The default routes are set up so that if one default route fails the other takes its place. In this scenario the second tunnel comes up but goes down when the original default route is restored.

In other words both tunnels are never up at the same time

Is there an example of the vrf scenario ?

The routing protocol I'm using across the network is OSPF

Many Thanks

 

Quite a few people setup vrf-lite. 

You can find example for both spoke and hubs. 

 

A couple external examples:

https://shaw38.wordpress.com/2010/04/20/internet-based-dmvpn-coming-through-your-front-door-vrf-that-is/

http://www.packetgeek.net/2013/11/dmvpn-with-vrfs-for-the-internet-interfaces-and-bgp/

 

 

 

 

Hi Marcin,

OK I managed to get this to work.

I have only set VRFs on the spoke.

However on the spoke I have a desktop lan that requires internet access as well as internal networks.

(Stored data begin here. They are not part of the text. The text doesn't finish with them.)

template <bool NT>
__global__ __launch_bounds__(256) void k_m4_restore(const uint32_t *__restrict__ q, const float *__restrict__ s, f32x4 *__restrict__ A,
                                                    uint64_t nquads, uint64_t cols)
{
    const uint64_t f0 = ((uint64_t)blockIdx.x * 4 + (threadIdx.x >> 6)) * 256;
    const int lane = threadIdx.x & 63;
    const uint64_t tiles_x = cols / 64;
    uint32_t wd[4];
    float sc[4];
#pragma unroll
    for (int j = 0; j < 4; j++) {
        const uint64_t f = f0 + 64 * j + lane, fc = f < nquads ? f : 0;
        const uint64_t e = fc * 4, row = e / cols, col = e - row * cols;
        wd[j] = q[fc >> 1];
        sc[j] = s[(row >> 6) * tiles_x + (col >> 6)];
    }
#pragma unroll
    for (int j = 0; j < 4; j++) {
        const uint64_t f = f0 + 64 * j + lane;
        const uint32_t hw = wd[j] >> (16 * (lane & 1));
        const float k = div7(sc[j]);
        f32x4 v;
        v.x = (float)(((int)(hw << 24)) >> 28) * k;
        v.y = (float)(((int)(hw << 28)) >> 28) * k;
        v.z = (float)(((int)(hw << 16)) >> 28) * k;
        v.w = (float)(((int)(hw << 20)) >> 28) * k;
        if (f < nquads) {
            if (NT) __builtin_nontemporal_store(v, &A[f]);
            else A[f] = v;
        }
    }
}

int clm4_quantize_stochastic(const float *A, uint64_t rows, uint64_t cols, int8_t *q, float *s, uint64_t *rng, hipStream_t st);
int clm4_gemm_mfma(const int8_t *A, const float *sA, uint64_t M, uint64_t K, const int8_t *B, const float *sB, uint64_t N, float *C, hipStream_t st);
int clm4_gemm_fp6(const int8_t *A, const float *sA, uint64_t M, uint64_t K, const int8_t *B, const float *sB, uint64_t N, float *C, hipStream_t st);

#define MVM_LDS_BYTES (MVM_CHUNK / 2 + (MVM_CHUNK / 64) * sizeof(float) + 64 * sizeof(float) + 256)

static int launch_mvm(const int8_t *A, const float *sA, uint64_t rows, uint64_t cols, const int8_t *x, const float *sx,
                      float *d, int8_t *r, float *sr, uint64_t *rng, hipStream_t st, const MvmFuse *fuse = nullptr)
{
    const size_t lds = MVM_LDS_BYTES;
    const dim3 grid((unsigned)(rows / 64)), block(256);
    RngTables T = {nullptr, nullptr, nullptr};
    uint64_t seq = 0;
    if (rng) {
        int rc = clv_rng_tables(&T);
        if (rc) return rc;
        seq = clv_rng_seq_for(rng, st);
    }
    const MvmFuse no_fuse = {nullptr, nullptr, 0.0f, nullptr, nullptr};
#define MVM_LAUNCH_F(NT, ST, FUSE)                                                                                               \
    hipLaunchKernelGGL((k_m4_mvm64<8, NT, ST, FUSE>), grid, block, lds, st, (const uint8_t *)A, sA, cols, (const uint8_t *)x, sx, d, \
                       (uint32_t *)r, sr, rng, seq, T.pow_rows, FUSE ? *fuse : no_fuse)
#define MVM_LAUNCH(NT, ST)                                  \
    do {                                                    \
        if (fuse) MVM_LAUNCH_F(NT, ST, true);               \
        else MVM_LAUNCH_F(NT, ST, false);                   \
    } while (0)
    const bool streaming = rows * (cols / 2) > (256ull << 20);
    const bool wide = streaming && !rng && rows / 64 <= 2ull * (uint64_t)clv_cu_count();
    if (wide) {
        if (fuse)
            hipLaunchKernelGGL((k_m4_mvm64<16, true, false, true, 8>), grid, dim3(512), lds, st, (const uint8_t *)A, sA, cols,
                               (const uint8_t *)x, sx, d, (uint32_t *)r, sr, rng, seq, T.pow_rows, *fuse);
        else
            hipLaunchKernelGGL((k_m4_mvm64<16, true, false, false, 8>), grid, dim3(512), lds, st, (const uint8_t *)A, sA, cols,
                               (const uint8_t *)x, sx, d, (uint32_t *)r, sr, rng, seq, T.pow_rows, no_fuse);
    } else if (streaming) {
        if (rng) MVM_LAUNCH(true, true); else MVM_LAUNCH(true, false);
    } else {
        if (rng) MVM_LAUNCH(false, true); else MVM_LAUNCH(false, false);
    }
#undef MVM_LAUNCH
#undef MVM_LAUNCH_F
    CLV_LAUNCH_CHECK();
    return CLV_OK;
}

The internal networks can be seen via the tunnel interfaces, but I no longer have a default route in the global routing table to route the desktop lan out to the internet and I appear to be unable to add a static default route out either.

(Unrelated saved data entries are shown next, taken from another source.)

# vanilladucky/sde_sampler_lrds

Hardware: AMD Instinct MI355X
Metric: particle-steps/sec (batch*n_steps/wall) + log-Z abs-err vs ref (higher is better)
Workload: dtype f32; 1 GPU; ManyModes d=128 K=4, RDS gmm-ref, VP(0.1,10), EI integrator, 65536 particles x 256 steps per GPU, FourierMLP(4x64) drift, x0 and noise drawn by the engine (Philox); particles_per_gpu=65536, sde_steps=256, parallelism=particle-sharded x1

## Files before the change

### sde_sampler_lrds_amd/csrc/cmcd_inst.hip

```cpp
#include "cmcd_kernel.hpp"

__device__ inline void block_coords(int local, int KB, int& part, int& o, int& i) {
  const int j = local & 7, lane = (local >> 3) & 63, blk = local >> 10;
  part = (local >> 9) & 1;
  const int kb = blk % KB, to = blk / KB;
  o = 16 * to + (lane & 15);
  i = 16 * (2 * kb + (j >> 2)) + 4 * (lane >> 4) + (j & 3);
}
__device__ inline _Float16 split_part(float w, int part) {
  const _Float16 hi = static_cast<_Float16>(w);
  return part == 0 ? hi : static_cast<_Float16>((w - static_cast<float>(hi)) * 2048.0f);
}
__global__ void k_logreg_images(const float* X, const float* y, int n, int dw, int NT, float* image, float* y_pad) {
  const int KB = sd_kb(NT), RKB = sd_lr_row_kb(n);
  const int n_logit = sd_lr_logit_floats(NT, n) * 2, n_grad = sd_lr_grad_floats(NT, n) * 2;
  _Float16* img = reinterpret_cast<_Float16*>(image);
  for (int idx = blockIdx.x * blockDim.x + threadIdx.x; idx < n_logit + n_grad; idx += gridDim.x * blockDim.x) {
    int part, o, i, row, col;
    if (idx < n_logit) {
      block_coords(idx, KB, part, o, i);
      row = o; col = i;
    } else {
      block_coords(idx - n_logit, RKB, part, o, i);
      row = i; col = o;
    }
    float v = 0.0f;
    if (row < n) v = (col < dw) ? X[static_cast<size_t>(row) * dw + col] : (col == dw ? 1.0f : 0.0f);
    img[idx] = split_part(v, part);
    if (idx < 32 * RKB) y_pad[idx] = (idx < n) ? y[idx] : 0.0f;
  }
}
__global__ void k_pack_square(const float* P, const float* loc, int d, int NT, float* out, float* loc_pad) {
  const int KB = sd_kb(NT);
  _Float16* img = reinterpret_cast<_Float16*>(out);
  for (int idx = blockIdx.x * blockDim.x + threadIdx.x; idx < NT * KB * 1024; idx += gridDim.x * blockDim.x) {
    int part, o, i;
    block_coords(idx, KB, part, o, i);
    img[idx] = split_part((o < d && i < d) ? P[static_cast<size_t>(o) * d + i] : 0.0f, part);
    if (idx < 16 * NT) loc_pad[idx] = idx < d ? loc[idx] : 0.0f;
  }
}
int sd_launch_logreg_images(const float* X, const float* y, int n, int dw, int NT, float* image, float* y_pad, hipStream_t s) {
  hipLaunchKernelGGL(k_logreg_images, dim3(96), dim3(256), 0, s, X, y, n, dw, NT, image, y_pad);
  return static_cast<int>(hipGetLastError());
}
int sd_launch_pack_square(const float* P, const float* loc, int d, int NT, float* out, float* loc_pad, hipStream_t s) {
  hipLaunchKernelGGL(k_pack_square, dim3(NT * sd_kb(NT) * 4), dim3(256), 0, s, P, loc, d, NT, out, loc_pad);
  return static_cast<int>(hipGetLastError());
}
```

### sde_sampler_lrds_amd/csrc/prep_kernels.hip

```cpp
#include "sim_device.hpp"
#include "prep_kernels.hpp"

__global__ void __launch_bounds__(256) k_weight_scales(PackArgs a) {
  __shared__ float red[256];
  float* sc = a.out + sd_off_scales(a.NT);
  {
    const int l = blockIdx.x;
    const float* W = l == 0 ? a.w_in : (l == 1 ? a.w_h1 : (l == 2 ? a.w_h2 : a.w_out));
    const int n = (l == 0 || l == 3) ? SD_H * a.d : SD_H * SD_H;
    float m = 0.0f;
    for (int i = threadIdx.x; i < n; i += 256) {
      const float v = __builtin_fabsf(W[i]);
      m = (v <= 3.0e38f) ? fmaxf(m, v) : m;
    }
    red[threadIdx.x] = m;
    __syncthreads();
    for (int s = 128; s > 0; s >>= 1) {
      if (threadIdx.x < s) red[threadIdx.x] = fmaxf(red[threadIdx.x], red[threadIdx.x + s]);
      __syncthreads();
    }
    if (threadIdx.x == 0) {
      const float mx = red[0];
      int e = 0;
      if (mx > 0.0f && (mx < 9.765625e-4f || mx >= 16384.0f)) {
        int ex;
        frexpf(mx, &ex);
        e = 1 - ex;
        e = e > 100 ? 100 : (e < -100 ? -100 : e);
      }
      sc[l] = ldexpf(1.0f, e);
      sc[4 + l] = ldexpf(1.0f, -e);
    }
    __syncthreads();
  }
}

__global__ void k_pack_mlp(PackArgs a) {
  const int NT = a.NT;
  const float* scales = a.transpose ? a.scales : a.out + sd_off_scales(NT);
  const int n_half = sd_lds_weight_floats(NT) * 2;
  const int n_bias = a.transpose ? 0 : 3 * 64 + 16 * NT;
  _Float16* img = reinterpret_cast<_Float16*>(a.out);
  for (int idx = blockIdx.x * blockDim.x + threadIdx.x; idx < n_half + n_bias; idx += gridDim.x * blockDim.x) {
    if (idx < n_half) {
      const int fl = idx >> 1;
      const float* W;
      int n_out, n_in, KB, base, layer;
      if (fl < sd_off_wh1(NT)) {
        W = a.w_in; n_out = SD_H; n_in = a.d; KB = sd_kb(NT); base = sd_off_win(NT); layer = 0;
      } else if (fl < sd_off_wh2(NT)) {
        W = a.w_h1; n_out = SD_H; n_in = SD_H; KB = 2; base = sd_off_wh1(NT); layer = 1;
      } else if (fl < sd_off_wout(NT)) {
        W = a.w_h2; n_out = SD_H; n_in = SD_H; KB = 2; base = sd_off_wh2(NT); layer = 2;
      } else {
        W = a.w_out; n_out = a.d; n_in = SD_H; KB = 2; base = sd_off_wout(NT); layer = 3;
      }
      const int local = idx - 2 * base;
      const int j = local & 7;
      const int lane = (local >> 3) & 63;
      const int part = (local >> 9) & 1;
      const int blk = local >> 10;
      const int kb = blk % KB, to = blk / KB;
      const int o = 16 * to + (lane & 15);
      const int i = 16 * (2 * kb + (j >> 2)) + 4 * (lane >> 4) + (j & 3);
      float w = 0.0f;
      if (o < n_out && i < n_in) {
        if (!a.transpose) {
          w = W[static_cast<size_t>(o) * n_in + i] * scales[layer];
        } else {
          const float* Wt = layer == 0 ? a.w_out : (layer == 1 ? a.w_h2 : (layer == 2 ? a.w_h1 : a.w_in));
          w = Wt[static_cast<size_t>(i) * n_out + o] * scales[3 - layer];
        }
      }
      const _Float16 hi = static_cast<_Float16>(w);
      img[idx] = part == 0 ? hi : static_cast<_Float16>((w - static_cast<float>(hi)) * 2048.0f);
    } else {
      const int b = idx - n_half;
      float v;
      if (b < 64) v = a.b_in[b] * scales[0];
      else if (b < 128) v = a.b_h1[b - 64] * scales[1];
      else if (b < 192) v = a.b_h2[b - 128] * scales[2];
      else v = (b - 192 < a.d) ? a.b_out[b - 192] * scales[3] : 0.0f;
      a.out[sd_off_bias(NT) + b] = v;
    }
  }
}

__device__ inline float gelu_exact(float v) { return (v * 0.5f) * (1.0f + erff(v * 0.70710678118654752440f)); }

__global__ void __launch_bounds__(64) k_time_embed(TimeEmbedArgs a) {
  __shared__ float e[128];
  __shared__ float hbuf[2][64];
  const int k = blockIdx.x, j = threadIdx.x;
  const float t = a.t_direct ? a.t_value : a.coef[static_cast<size_t>(k) * SDENG_NCOEF + a.col];
  const float arg = (a.te.coeff[j] * t) + a.te.phase[j];
  e[j] = sinf(arg);
  e[64 + j] = cosf(arg);
  __syncthreads();
  const float* in = e;
  int n_in = 128, cur = 0;
  for (int l = 0; l < a.te.n_hidden; ++l) {
    const float* W = a.te.w[l] + static_cast<size_t>(j) * n_in;
    float acc = 0.0f;
    for (int i = 0; i < n_in; ++i) acc = __builtin_fmaf(W[i], in[i], acc);
    acc += a.te.b[l][j];
    hbuf[cur][j] = gelu_exact(acc);
    __syncthreads();
    in = hbuf[cur];
    n_in = 64;
    cur ^= 1;
  }
  if (j < a.te.dim_out) {
    const float* W = a.te.w_out + static_cast<size_t>(j) * 64;
    float acc = 0.0f;
    for (int i = 0; i < 64; ++i) acc = __builtin_fmaf(W[i], in[i], acc);
    acc += a.te.b_out[j];
    if (a.clip > 0.0f) acc = clampf(acc, a.clip);
    a.out[static_cast<size_t>(k) * a.te.dim_out + j] = acc;
  }
}

__global__ void __launch_bounds__(128) k_same_var(const float* vars, int K, int d, float* same_var) {
  int differ = 0;
  for (int i = threadIdx.x; i < K * d; i += 128) differ |= vars[i] != vars[i % d];
  differ = __syncthreads_or(differ);
  if (threadIdx.x == 0) same_var[0] = differ ? 0.0f : 1.0f;
}

__global__ void __launch_bounds__(128) k_ref_tables(RefTabArgs a) {
  __shared__ float red[128];
  const int k = blockIdx.x / a.K, c = blockIdx.x % a.K;
  const float S = a.coef[static_cast<size_t>(k) * SDENG_NCOEF + 9];
  const float VA = a.coef[static_cast<size_t>(k) * SDENG_NCOEF + 10];
  const float S2 = a.coef[static_cast<size_t>(k) * SDENG_NCOEF + 11];
  const bool centred = a.centred && a.K == SD_KREG && a.same_var[0] != 0.0f;
  float* tm = a.tab + (static_cast<size_t>(k) * a.K + c) * 2 * a.dpad;
  float* tv = tm + a.dpad;
  float ls = 0.0f, quad = 0.0f;
  for (int f = threadIdx.x; f < a.dpad; f += 128) {
    float mean = 0.0f, iv = 0.0f, cen = 0.0f;
    if (f < a.d) {
      mean = S * a.means[static_cast<size_t>(c) * a.d + f];
      const float var = VA + S2 * a.vars[static_cast<size_t>(c) * a.d + f];
      iv = 1.0f / var;
      ls += logf(var);
      if (centred) {
        float sum = 0.0f;
        for (int j = 0; j < SD_KREG; ++j) sum += a.means[static_cast<size_t>(j) * a.d + f];
        cen = S * (sum * (1.0f / SD_KREG));
      }
    }
    if (centred) {
      const float dm = mean - cen;
      quad = __builtin_fmaf(dm * dm, iv, quad);
      tm[f] = dm * iv;
      tv[f] = c == 0 ? iv : (c == 1 ? cen : 0.0f);
    } else {
      tm[f] = mean;
      tv[f] = iv;
    }
  }
  red[threadIdx.x] = ls;
  __syncthreads();
  for (int s = 64; s > 0; s >>= 1) {
    if (threadIdx.x < s) red[threadIdx.x] += red[threadIdx.x + s];
    __syncthreads();
  }
  const float ls_sum = red[0];
  __syncthreads();
  red[threadIdx.x] = quad;
  __syncthreads();
  for (int s = 64; s > 0; s >>= 1) {
    if (threadIdx.x < s) red[threadIdx.x] += red[threadIdx.x + s];
    __syncthreads();
  }
  if (threadIdx.x == 0) {
    float wsum = 0.0f;
    for (int i = 0; i < a.K; ++i) wsum += a.weights ? a.weights[i] : 1.0f;
    const float w = (a.weights ? a.weights[c] : 1.0f) / wsum;
    float* cs = a.consts + (static_cast<size_t>(k) * a.K + c) * 2;
    cs[0] = 0.5f * ls_sum;
    cs[1] = centred ? logf(w) - 0.5f * red[0] : logf(w);
  }
}

__global__ void __launch_bounds__(256) k_ref_full_tables(RefFullArgs a) {
  __shared__ float invd[128];
  __shared__ float red[256];
  const int k = blockIdx.x / a.K, c = blockIdx.x % a.K;
  const float S = a.coef ? a.coef[static_cast<size_t>(k) * SDENG_NCOEF + 9] : 1.0f;
  const float VA = a.coef ? a.coef[static_cast<size_t>(k) * SDENG_NCOEF + 10] : 0.0f;
  const float S2 = a.coef ? a.coef[static_cast<size_t>(k) * SDENG_NCOEF + 11] : 1.0f;
  const int KB = sd_kb(a.NT);
  const int img_floats = a.NT * KB * 512;
  float ls = 0.0f;
  for (int j = threadIdx.x; j < 128; j += 256) {
    float iv = 0.0f;
    if (j < a.d) {
      const float var = VA + S2 * a.eigvals[static_cast<size_t>(c) * a.d + j];
      iv = 1.0f / var;
      ls += logf(var);
    }
    invd[j] = iv;
  }
  red[threadIdx.x] = ls;
  __syncthreads();
  for (int s = 128; s > 0; s >>= 1) {
    if (threadIdx.x < s) red[threadIdx.x] += red[threadIdx.x + s];
    __syncthreads();
  }
  const size_t blk = static_cast<size_t>(k) * a.K + c;
  if (threadIdx.x == 0) {
    float wsum = 0.0f;
    for (int i = 0; i < a.K; ++i) wsum += a.weights ? a.weights[i] : 1.0f;
    a.consts[blk * 2 + 0] = 0.5f * red[0];
    a.consts[blk * 2 + 1] = logf((a.weights ? a.weights[c] : 1.0f) / wsum);
  }
  for (int f = threadIdx.x; f < a.dpad; f += 256) a.means_out[blk * a.dpad + f] = f < a.d ? S * a.means[static_cast<size_t>(c) * a.d + f] : 0.0f;
  const float* U = a.eigvecs + static_cast<size_t>(c) * a.d * a.d;
  _Float16* img = reinterpret_cast<_Float16*>(a.images + blk * img_floats);
  for (int idx = threadIdx.x; idx < img_floats * 2; idx += 256) {
    const int j8 = idx & 7, lane = (idx >> 3) & 63, part = (idx >> 9) & 1, tb = idx >> 10;
    const int kb = tb % KB, to = tb / KB;
    const int o = 16 * to + (lane & 15);
    const int i = 16 * (2 * kb + (j8 >> 2)) + 4 * (lane >> 4) + (j8 & 3);
    float p = 0.0f;
    if (o < a.d && i < a.d) {
      const float* uo = U + static_cast<size_t>(o) * a.d;
      const float* ui = U + static_cast<size_t>(i) * a.d;
      for (int j = 0; j < a.d; ++j) p = __builtin_fmaf(uo[j] * invd[j], ui[j], p);
    }
    const _Float16 hi = static_cast<_Float16>(p);
    img[idx] = part == 0 ? hi : static_cast<_Float16>((p - static_cast<float>(hi)) * 2048.0f);
  }
}

__global__ void __launch_bounds__(256) k_ref_mm_tables(RefMMArgs a) {
  __shared__ float cbar[128], ivs[128];
  const int k = blockIdx.x;
  const float S = a.coef[static_cast<size_t>(k) * SDENG_NCOEF + 9];
  const float VA = a.coef[static_cast<size_t>(k) * SDENG_NCOEF + 10];
  const float S2 = a.coef[static_cast<size_t>(k) * SDENG_NCOEF + 11];
  const int KBX = sd_kb(a.NT), KBK = (a.kt + 1) / 2;
  for (int f = threadIdx.x; f < 128; f += 256) {
    float c = 0.0f, iv = 0.0f;
    if (f < a.d) {
      for (int j = 0; j < a.K; ++j) c += a.means[static_cast<size_t>(j) * a.d + f];
      c = S * (c / static_cast<float>(a.K));
      iv = 1.0f / (VA + S2 * a.vars[f]);
      if (a.same_var[0] == 0.0f) iv = __builtin_nanf("");
    }
    cbar[f] = c;
    ivs[f] = iv;
    if (f < a.dpad) {
      a.centre[(static_cast<size_t>(k) * 2 + 0) * a.dpad + f] = c;
      a.centre[(static_cast<size_t>(k) * 2 + 1) * a.dpad + f] = iv;
    }
  }
  __syncthreads();
  if (threadIdx.x < 64) {
    const int c = threadIdx.x;
    float b = -INFINITY;
    if (c < a.K) {
      float wsum = 0.0f;
      for (int i = 0; i < a.K; ++i) wsum += a.weights ? a.weights[i] : 1.0f;
      double q = 0.0;
      for (int f = 0; f < a.d; ++f) {
        const float mu = S * a.means[static_cast<size_t>(c) * a.d + f] - cbar[f];
        q += static_cast<double>(mu * mu) * ivs[f];
      }
      b = logf((a.weights ? a.weights[c] : 1.0f) / wsum) - 0.5f * static_cast<float>(q);
    }
    a.consts[static_cast<size_t>(k) * 64 + c] = b;
  }
  const int n_logit = a.kt * KBX * 1024, n_mean = a.NT * KBK * 1024;
  _Float16* img = reinterpret_cast<_Float16*>(a.images + static_cast<size_t>(k) * ((n_logit + n_mean) / 2));
  for (int idx = threadIdx.x; idx < n_logit + n_mean; idx += 256) {
    const bool logit = idx < n_logit;
    const int local = logit ? idx : idx - n_logit, KB = logit ? KBX : KBK;
    const int j8 = local & 7, lane = (local >> 3) & 63, part = (local >> 9) & 1, blk = local >> 10;
    const int kb = blk % KB, to = blk / KB;
    const int o = 16 * to + (lane & 15);
    const int i = 16 * (2 * kb + (j8 >> 2)) + 4 * (lane >> 4) + (j8 & 3);
    const int comp = logit ? o : i, f = logit ? i : o;
    float v = 0.0f;
    if (comp < a.K && f < a.d) {
      const float mu = S * a.means[static_cast<size_t>(comp) * a.d + f] - cbar[f];
      v = logit ? mu * ivs[f] : mu;
    }
    const _Float16 hi = static_cast<_Float16>(v);
    img[idx] = part == 0 ? hi : static_cast<_Float16>((v - static_cast<float>(hi)) * 2048.0f);
  }
}
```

I can add "ip router 0.0.0.0 0.0.0.0  x.x.x.x" but it is not installed into the global routing table because I no longer see the outside interfaces in the global routing table.

 

Can you please advise as to how I can get the desktop LAN to route to the internet ?

 

Many Thanks

 

 

 

Vic, 

 

I'd keep that "main" ISP in global VRF, only put the one where you'd like to have DMVPN on in a specific one. 

Otherwise you will need to play with some sort of route leaking (it's not hard, but maybe too much for a small spoke?). 

M.

 

I'm afraid the two ISP links on that spoke have the following requirements:

 

1) To act as a main and standby DMVPN connection back to the hub carrying internal routes

 

2) To act as a main and standby ISP gateway for the desktop LAN hanging off the spoke.

 

3) To act as an incoming VPN hub for remote access.

 

So, some level of routing manipulation is required, but putting the routing into separate VRFs complicates the issue.

 

 

Vic, 

 

If you want active/standby your routing can be solved by SLA/track and using floating routes. The DMVPN source IP address would either be a loopback or change it using EEM (based on track information) for example. 

If active active is what you need you'd need to play with VRFs/BGP. :-)

M.

 

The problem is how do I get the outside ISP subnets into the global routing table in order for the desktop LAN to access them ?

When I configure VRFs, they are in the VRF and no longer in the global routing table so I am unable to point a default route into them.

Vic, 

 

I recently was playing with import and export IPv4 maps ... I think I needed 15.4/15.3 IOS though.

(In your case it's "export" under VRF, since you want to get it from VRF to global)

 

http://www.cisco.com/c/en/us/td/docs/ios-xml/ios/iproute_bgp/command/irg-cr-book/bgp-c1.html#wp5719557050

 

found a thread from couple of weeks back where I was demonstrating the import/export feature. 

https://supportforums.cisco.com/discussion/12464276/dmvpn-mpls-best-path-selection

 

There's also quite a few good external resources.